> [About this task]
Scan the lines below for the word "True". Copy each line you find it in.

(Records from a dataset)
——

+            use_epoch = (use_graph and epoch_graph_enabled()
+                         and isinstance(proto_loader, TensorBatches)
+                         and proto_loader.data.is_cuda
+                         and proto_loader._pids_dev is not None
+                         and proto_loader.data.shape[0] >= batch_size)
+            if use_epoch:
+                n = proto_loader.data.shape[0]
+                steps = n // batch_size
+                order = torch.randperm(n)
+                eg = self._epoch_graph(model, proto_loader)
+                idx_flat = order[:steps * batch_size].to(device, non_blocking=True)
+                loss_dev, acc_dev = eg.run(proto_loader.data,
+                                           proto_loader._pids_dev, idx_flat)
+                batch_cnt, data_cnt = steps, steps * batch_size
+                stop = (steps * batch_size
+                        if (proto_loader.drop_last or n % batch_size == 0) else n)
+                if stop > steps * batch_size:
+                    tail = order[steps * batch_size:stop].to(device)
+                    d = proto_loader.present(
+                        proto_loader.data.index_select(0, tail))
+                    t = proto_loader._pids_dev.index_select(0, tail)
+                    b_loss, b_acc = self._train_step(model, d, t)
+                    loss_dev = loss_dev + b_loss
+                    acc_dev = acc_dev + b_acc
+                    batch_cnt += 1
+                    data_cnt += tail.numel()
+            else:
+                gs = self._graphed_step(model, batch_size) if use_graph else None
+                warmups = 0
+
+                acc_dev = loss_dev = None
+                for data, person_id, _class_id in proto_loader:
+                    data = data.to(device, non_blocking=True)
+                    target = person_id.to(device, non_blocking=True)
+                    if gs is not None and data.shape[0] == batch_size:
+                        if gs.ready:
+                            b_loss, b_acc = gs(data, target)
+                        elif warmups < 2:
+                            b_loss, b_acc = gs.warmup(data, target)
+                            warmups += 1
+                        else:
+                            b_loss, b_acc = gs.capture(data, target)
                     else:
-                        b_loss, b_acc = gs.capture(data, target)
-                else:
-                    b_loss, b_acc = self._train_step(model, data, target)
-                acc_dev = b_acc.clone() if acc_dev is None else acc_dev + b_acc
-                loss_dev = b_loss.clone() if loss_dev is None else loss_dev + b_loss
-                data_cnt += len(data)
-                batch_cnt += 1
-        _phase_head.__exit__(None, None, None)
+                        b_loss, b_acc = self._train_step(model, data, target)
+                    acc_dev = b_acc.clone() if acc_dev is None else acc_dev + b_acc
+                    loss_dev = b_loss.clone() if loss_dev is None else loss_dev + b_loss
+                    data_cnt += len(data)
+                    batch_cnt += 1
         if acc_dev is not None:
             train_acc = float(acc_dev)
             train_loss = float(loss_dev)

——

> [Response to the task]
+                idx_flat = order[:steps * batch_size].to(device, non_blocking=True)
+                    data = data.to(device, non_blocking=True)
+                    target = person_id.to(device, non_blocking=True)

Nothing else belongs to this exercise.